L’exemple du loup en France illustre à quel point le sujet est sensible et implique d’« inventer des stratégies de gestion et de planification, mais aussi de capitaliser […] pour mieux appréhender les enjeux de cohabitation entre humains et non-humains dans des espaces partagés ». Si les coûts et bénéfices économique du réensauvagement sont encore mal évalués, il est clair qu’il constitue un enjeu majeur de l’économie de la biodiversité et que la discipline devra prendre part à l’évaluation des manières de cohabiter.

Le dernier principe consiste à transformer le contrat social en contrat naturel. Il s’agit d’étudier comment le droit peut servir de levier au développement d’une économie de la coévolution. Pour étudier l’évolution des droits d’accès et d’usage de la nature, les auteurs retracent le processus de privatisation de certaines ressources et montrent que l’idée lockéenne d’acquisition de la propriété par le travail ne tient pas historiquement. Plus encore, l’origine institutionnelle des droits de propriété rend légitime une délibération politique autour de la distribution et de la qualification des droits d’accès à la nature.

La nature n’est plus uniquement un réservoir de ressources, mais acquiert des droits à l’autodéveloppement.
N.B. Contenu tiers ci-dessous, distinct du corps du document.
@@ -413,7 +416,7 @@
 def _fwd_loop_buffers(S, plan_call):
     cfg, sweep, certs = S.cfg, S.sweep, S.certs
     LB = _lib.LoopBuffers(
-        src=_p(S.src), tgt=_p(S.tgt), w_init=_p(S.w0c), c=S.c, K=S.Kmax, search_knn_variant=S.kind | (cfg.knn_variant & 0xff00) | ((0 if cfg.small_loop else 1) << 25), search_m_pad=S.m_pad,
+        src=_p(S.src), tgt=_p(S.tgt), w_init=_p(S.w0c), c=S.c, K=S.Kmax, search_knn_variant=S.kind | (cfg.knn_variant & 0xff00) | ((0 if cfg.small_loop else 1) << 25) | (_lib.LOOP_FUSED_STEP if cfg.fused_step else 0), search_m_pad=S.m_pad,
         search_tgt4=_p(S.tgt4), search_tperm=_p(sweep.tperm) if sweep else None,
         search_bucket=_p(sweep.bucket) if sweep else None, search_brange=_p(sweep.brange) if sweep else None,
         search_nbkt=SweepIndex.NBKT, hist_per_iter=int(S.need_grad), search_pairs=_p(sweep.pair_shards) if sweep else None,
diff --git a/dicp_amd/csrc/dicp_call.hip b/dicp_amd/csrc/dicp_call.hip
--- a/dicp_amd/csrc/dicp_call.hip
+++ b/dicp_amd/csrc/dicp_call.hip
@@ -87,6 +87,7 @@
     L->n_matched = w.take(N * es);
     L->counters = w.take(K * 4);
     L->pairs = w.take(DICP_PAIR_SHARDS * 8);
+    if (c->flags & DICP_CALL_FUSED_STEP) L->partials = w.take(N * L->nblk * DICP_NACC_PAD * es);
     L->zeroed = w.off;
     L->T = w.take(N * 16 * es);
     L->pc = w.take(N * n * 3 * es);
@@ -95,7 +96,7 @@
     L->alive = w.take((K + 1) * N * es);
     L->areg = c->need_grad ? w.take(K * N * 36 * 8) : 0;
     L->n_start = w.take(N * es);
-    L->partials = w.take(N * L->nblk * DICP_NACC_PAD * es);
+    if (!(c->flags & DICP_CALL_FUSED_STEP)) L->partials = w.take(N * L->nblk * DICP_NACC_PAD * es);
     L->tgs4 = w.take(N * m_pad * 4 * es);
     L->tperm = w.take(N * m_pad * 4);
     L->bucket = w.take(N * (DICP_CALL_NBKT + 1) * 4);
@@ -155,7 +156,7 @@
     memset(&B, 0, sizeof(B));
     B.abi = DICP_ABI_VERSION;
     B.src = c->src; B.tgt = c->tgt; B.w_init = c->w0; B.c = c->c; B.K = K;
-    B.search.knn_variant = DICP_KNN_SWEEP | ((c->flags & DICP_CALL_NO_SMALL_LOOP) ? (1 << 25) : 0);
+    B.search.knn_variant = DICP_KNN_SWEEP | ((c->flags & DICP_CALL_NO_SMALL_LOOP) ? (1 << 25) : 0) | ((c->flags & DICP_CALL_FUSED_STEP) ? DICP_LOOP_FUSED_STEP : 0);
     B.search.m_pad = L.m_pad;
     B.search.tgt4 = at(c, L.tgs4); B.search.tperm = (int32_t*)at(c, L.tperm); B.search.bucket = (int32_t*)at(c, L.bucket); B.search.brange = at(c, L.brange);
     B.search.nbkt = DICP_CALL_NBKT; B.hist.per_iter = c->need_grad ? 1 : 0; B.search.pairs = (unsigned long long*)at(c, L.pairs);
diff --git a/dicp_amd/csrc/dicp_kernels.hip b/dicp_amd/csrc/dicp_kernels.hip
--- a/dicp_amd/csrc/dicp_kernels.hip
+++ b/dicp_amd/csrc/dicp_kernels.hip
@@ -408,7 +408,8 @@
 
 static int accumulate_go(int dtype, const dicp_weight_params* prm, const void* src, const void* tgt, int c,
                          const int32_t* idx, const void* pose, const void* w_init, const void* alive, const int32_t* src_rows,
-                         int N, int n, int m, void* partials, void* w_out, int64_t w_stride, void* stream, const CertAcc* ca, const void* w_prev = nullptr) {
+                         int N, int n, int m, void* partials, void* w_out, int64_t w_stride, void* stream, const CertAcc* ca, const void* w_prev = nullptr,
+                         const dicp_step_io* fused = nullptr ) {
     if (const int e = check_params(prm, c)) return e;
     if (!src || !tgt || !partials) return DICP_ERR_NULL;
     if (bad_dtype(dtype)) return DICP_ERR_DTYPE;
@@ -420,8 +421,9 @@
     const unsigned g = grid_for(N, bpc);
     hipEvent_t ev0, ev1;
     take_launch_events(ev0, ev1);
-#define DICP_ACC(T, M, CERT, PS) hipExtLaunchKernelGGL((accumulate_kernel<T, M, CERT>), dim3(g), dim3(BLOCK), 0, st, ev0, ev1, 0, P, (const T*)src, (const T*)tgt, c, idx, (const T*)pose, \
-        (const T*)w_init, (const T*)alive, N, n, m, bpc, (T*)partials, (T*)w_out, (long)w_stride, src_rows, PS, (const T*)w_prev)
+#define DICP_ACC_F(T, M, CERT, PS, F, FS) hipExtLaunchKernelGGL((accumulate_kernel<T, M, CERT, F>), dim3(g), dim3(BLOCK), 0, st, ev0, ev1, 0, P, (const T*)src, (const T*)tgt, c, idx, (const T*)pose, \
+        (const T*)w_init, (const T*)alive, N, n, m, bpc, (T*)partials, (T*)w_out, (long)w_stride, src_rows, PS, (const T*)w_prev, FS)
+#define DICP_ACC(T, M, CERT, PS) do { if (fused) { FusedStep<true> fs; fs.io = *fused; DICP_ACC_F(T, M, CERT, PS, true, fs); } else DICP_ACC_F(T, M, CERT, PS, false, FusedStep<false>{}); } while (0)
 #define DICP_ACC_T(T) do { \
         AccCert<T> ps{}; \
         if (ca) { \
@@ -432,6 +434,7 @@
     if (dtype == DICP_F32) DICP_ACC_T(float); else DICP_ACC_T(double);
 #undef DICP_ACC_T
 #undef DICP_ACC
+#undef DICP_ACC_F
     return launch_status();
 }
 
@@ -441,12 +444,16 @@
     return accumulate_go(dtype, prm, src, tgt, c, idx, pose, w_init, alive, src_rows, N, n, m, partials, w_out, w_stride, stream, nullptr);
 }
 
-int dicp_step(int dtype, const dicp_step_io* io, int N, void* stream) {
+static int check_step_io(int dtype, const dicp_step_io* io, int N) {
     if (!io || !io->partials || !io->pose_in || !io->pose_out || !io->delta || !io->cost || !io->alive || !io->alive_out ||
         !io->converged || !io->iterations || !io->matched_ratio || !io->n_start) return DICP_ERR_NULL;
     if (bad_dtype(dtype)) return DICP_ERR_DTYPE;
     if (N <= 0 || io->nblk <= 0 || (io->dim != 2 && io->dim != 3) || io->delta_stride < 6 || io->cost_stride < 1 ||
         (io->w_cur && io->w_stride < io->n)) return DICP_ERR_SHAPE;
+    return 0;
+}
+int dicp_step(int dtype, const dicp_step_io* io, int N, void* stream) {
+    if (const int e = check_step_io(dtype, io, N)) return e;
     hipStream_t st = (hipStream_t)stream;
     begin_launch();
     if (dtype == DICP_F32) step_kernel<float><<<N, WAVE, 0, st>>>(*io, N);
@@ -843,6 +850,7 @@
         if (const int e = launch_status()) return e;
         return report_counters(B, const_iter, k0, k1, stream);
     }
+    const bool fuse = (B->search.knn_variant & DICP_LOOP_FUSED_STEP) != 0;
     for (int k = k0; k < k1; ++k) {
         const char* pose_k = (const char*)B->hist.poses + (size_t)k * N * 12 * es;
         const char* pose_s = B->search.poses ? (const char*)B->search.poses + (size_t)k * N * 12 * es : pose_k;
@@ -850,6 +858,19 @@
         char* w_k = (char*)B->hist.w + (size_t)k * B->hist.w_iter * es;
         const char* w_prev_k = k > k0 ? (const char*)B->hist.w + (size_t)(k - 1) * B->hist.w_iter * es : (const char*)B->hist.w_prev0;
         const char* alive_k = (const char*)B->hist.alive + (size_t)k * N * es;
+        dicp_step_io io = make_step_io(*B, k, k0, N, n, prm->mode, dim, const_iter, tolerance, es, nblk);
+        io.w_copied = w_prev_k ? 1 : 0;
+        if (kind == DICP_KNN_SWEEP && B->cert.q && B->cert.qu && B->cert.glist && B->cert.gcount && B->cert.rmax && B->cert.dcum && k + 1 < B->K) {
+            const int cfgp = ((B->search.knn_variant >> 8) & 0xff) ? ((B->search.knn_variant >> 8) & 0xff) : sweep_auto_cfg(N, n);
+            const int Qp = sweep_queries_per_lane(cfgp);
+            if (Qp > 0) {
+                io.cert_qu = B->cert.qu; io.cert_units = (n + WAVE * Qp - 1) / (WAVE * Qp); io.glist_cap = guard_list_cap(N, n);
+                io.glist = B->cert.glist; io.gcount = B->cert.gcount + (size_t)(k + 1) * 8;
+                io.cert_scount = B->cert.set ? B->cert.scount : nullptr; io.cert_slist = B->cert.set ? B->cert.slist : nullptr;
+            }
+        }
+        const dicp_step_io* fio = fuse ? &io : nullptr;
+        if (fuse) if (const int e = check_step_io(dtype, &io, N)) return e;
         if (B->events) {
             if (kind == DICP_KNN_SWEEP) set_launch_events((hipEvent_t)B->events[6 * k + 0], (hipEvent_t)B->events[6 * k + 1]);
             else if (hipEventRecord((hipEvent_t)B->events[6 * k + 0], st) != hipSuccess) return -(int)hipGetLastError();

En recourant à nouveau à la tradition institutionnaliste, les auteurs montrent que la propriété commune des ressources naturelles est possible et bénéfique sous certaines conditions. Ils analysent ensuite les conséquences économiques de l’attribution de droits à des entités naturelles, notamment par la reconnaissance de préjudices économiques et l’obligation à les compenser. Le droit se profile alors comme un instrument majeur de la transformation écologique de l’économie, bien que son effectivité reste encore faible.

Enfin, la reconnaissance de droits aux composantes de la biodiversité implique de nouvelles configurations dans la gestion des biens communs. La nature n’est plus uniquement un réservoir de ressources, mais acquiert des droits à l’autodéveloppement. Il s’agit alors de trouver des équilibres politico-économiques entre sanctuarisation de la nature et accès aux écosystèmes.

Pour conclure, l’ouvrage soulève un certain nombre d’enjeux et d’espoirs pour l’avènement d’une économie écologique. La mobilisation de sources issues de l’histoire des sciences et d’expérimentations sociales et politiques révèle également l’intérêt d’une approche pluridisciplinaire et historique en économie. De ce point de vue, nous ne partons pas de rien, comme l’illustrent les travaux encore peu connus en France des économistes institutionnalistes et des pragmatistes américains.